+            loid[b][threadIdx.x] = i < n ? (oid ? po : (uint32_t)i) : NONE;
+            lcore[b][threadIdx.x] = 0;
+        }
+    };
+    uint32_t t = blockIdx.x;
+    fetch(t);
+    commit(0, t);
     __syncthreads();
-    typename M::Elem *tile = sh + DB_HALO;
-    for (uint32_t li = g; li < UF_TILE; li += DB_GROUPS) {
-        if (!lcore[li]) continue;
-        const uint64_t i = t0 + li;
-        const typename M::Elem mine = tile[li];
-        uint64_t lo, hi;
-        m.window(mine, lo, hi);
-        const uint64_t s1 = i < split ? split : n;
-        const uint32_t l_end = (uint32_t)(min(t0 + UF_TILE, s1) - t0);
-        for (uint32_t j0 = li + 1; j0 < l_end && (uint64_t)M::key(tile[j0]) <= hi; j0 += DB_G) {
-            const uint32_t lj = j0 + lane;
-            if (lj >= l_end) continue;
-            const typename M::Elem o = tile[lj];
-            if ((uint64_t)M::key(o) > hi || !lcore[lj] || !m.nb(mine, o)) continue;
-            uint32_t a = li, b = lj;
-            for (;;) {
-                a = lds_find(lpar, a);
-                b = lds_find(lpar, b);
-                if (a == b) break;
-                if (loid[a] > loid[b]) { const uint32_t t = a; a = b; b = t; }
-                if (atomicCAS(&lpar[b], b, a) == b) break;
+    DB_PHASE_MARK(0);
+    DB_PHASE_COUNT(4, 1);
+    uint32_t flat_at = NONE, flat_root = 0;
+    for (int cur = 0; t < n_tiles; t += gridDim.x, cur ^= 1) {
+        const uint32_t t_next = t + gridDim.x;
+        if (t_next < n_tiles) fetch(t_next);
+        if (flat_at != NONE) parent[flat_at] = flat_root;
+        const uint64_t t0 = (uint64_t)t * UF_TILE;
+        const Staged<M> at{sh[cur], (int64_t)t0 - DB_HALO, m};
+        uint32_t *const par = lpar[cur], *const ids = loid[cur];
+        uint8_t *const cr = lcore[cur];
+        for (uint32_t li = g; li < UF_TILE; li += DB_GROUPS) {
+            const uint64_t i = t0 + li;
+            if (i >= n) break;
+            const uint64_t s0 = i < split ? 0 : split, s1 = i < split ? split : n;
+            const typename M::Elem mine = at(i);
+            uint64_t lo, hi;
+            m.window(mine, lo, hi);
+            LocalWindow w;
+            int cnt = window_staged<M>(sh[cur], at.first, s0, s1, lo, hi, w) ? window_count_local(m, sh[cur], DB_HALO + (int)li, w, mine, lane)
+                                                                           : window_count(m, at, i, s0, s1, mine, lo, hi, lane);
+            cnt = group_sum(cnt);
+            if (lane == 0) {
+                const uint32_t me = ids[li];
+                parent[me] = me;
+                is_root[me] = 0;
+                core[i] = cnt >= min_pts;
+                cr[li] = cnt >= min_pts;
             }
         }
-    }
-    __syncthreads();
-    if (threadIdx.x < UF_TILE && lcore[threadIdx.x]) parent[loid[threadIdx.x]] = loid[lds_find(lpar, threadIdx.x)];
+        __syncthreads();
+        DB_PHASE_MARK(1);
+        typename M::Elem *tile = sh[cur] + DB_HALO;
+        for (uint32_t li = g; li < UF_TILE; li += DB_GROUPS) {
+            if (!cr[li]) continue;
+            const uint64_t i = t0 + li;
+            const typename M::Elem mine = tile[li];
+            uint64_t lo, hi;
+            m.window(mine, lo, hi);
+            const uint64_t s1 = i < split ? split : n;
+            const uint32_t l_end = (uint32_t)(min(t0 + UF_TILE, s1) - t0);
+            for (uint32_t j0 = li + 1; j0 < l_end && (uint64_t)M::key(tile[j0]) <= hi; j0 += DB_G) {
+                const uint32_t lj = j0 + lane;
+                if (lj >= l_end) continue;
+                const typename M::Elem o = tile[lj];
+                if ((uint64_t)M::key(o) > hi || !cr[lj] || !m.nb(mine, o)) continue;
+                uint32_t a = li, b = lj;
+                for (;;) {
+                    a = lds_find(par, a);
+                    b = lds_find(par, b);
+                    if (a == b) break;
+                    if (ids[a] > ids[b]) { const uint32_t x = a; a = b; b = x; }
+                    if (atomicCAS(&par[b], b, a) == b) break;
+                }
+            }
+        }
+        __syncthreads();
+        DB_PHASE_MARK(2);
+        flat_at = NONE;
+        if (threadIdx.x < UF_TILE && cr[threadIdx.x]) { flat_at = ids[threadIdx.x]; flat_root = ids[lds_find(par, threadIdx.x)]; }
+        DB_PHASE_MARK(3);
+        DB_PHASE_COUNT(5, 1);
+        if (t_next < n_tiles) commit(cur ^ 1, t_next);
+        __syncthreads();
+        DB_PHASE_MARK(0);
+    }
+    if (flat_at != NONE) parent[flat_at] = flat_root;
 }
 
 template <class M>
@@ -292,51 +376,137 @@
     if (x == me) is_root[me] = 1;
 }
 
-struct ScanCid { const uint32_t *c; __device__ __forceinline__ uint32_t operator()(uint32_t k) const { return c[k]; } };
+struct ScanCid {
+    const uint32_t *c;
+    __device__ __forceinline__ uint32_t operator()(uint32_t k) const { return c[k]; }
+    __device__ __forceinline__ uint2 request(uint32_t k) const { return make_uint2(c[k], 0u); }
+    __device__ __forceinline__ static uint32_t value(const uint2 &p) { return p.x; }
+};
 struct TileCid {
     const uint32_t *tile_prefix, *rank;
     __device__ __forceinline__ uint32_t operator()(uint32_t k) const { return tile_prefix[k / UF_TILE] + rank[k]; }
+    __device__ __forceinline__ uint2 request(uint32_t k) const { return make_uint2(tile_prefix[k / UF_TILE], rank[k]); }
+    __device__ __forceinline__ static uint32_t value(const uint2 &p) { return p.x + p.y; }
 };
+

● **Prompt**:
Your answer must be a copy of every line in the data above that holds the string "threadIdx".

● **Solution for this problem**:
+            loid[b][threadIdx.x] = i < n ? (oid ? po : (uint32_t)i) : NONE;
+            lcore[b][threadIdx.x] = 0;
-    if (threadIdx.x < UF_TILE && lcore[threadIdx.x]) parent[loid[threadIdx.x]] = loid[lds_find(lpar, threadIdx.x)];
+        if (threadIdx.x < UF_TILE && cr[threadIdx.x]) { flat_at = ids[threadIdx.x]; flat_root = ids[lds_find(par, threadIdx.x)]; }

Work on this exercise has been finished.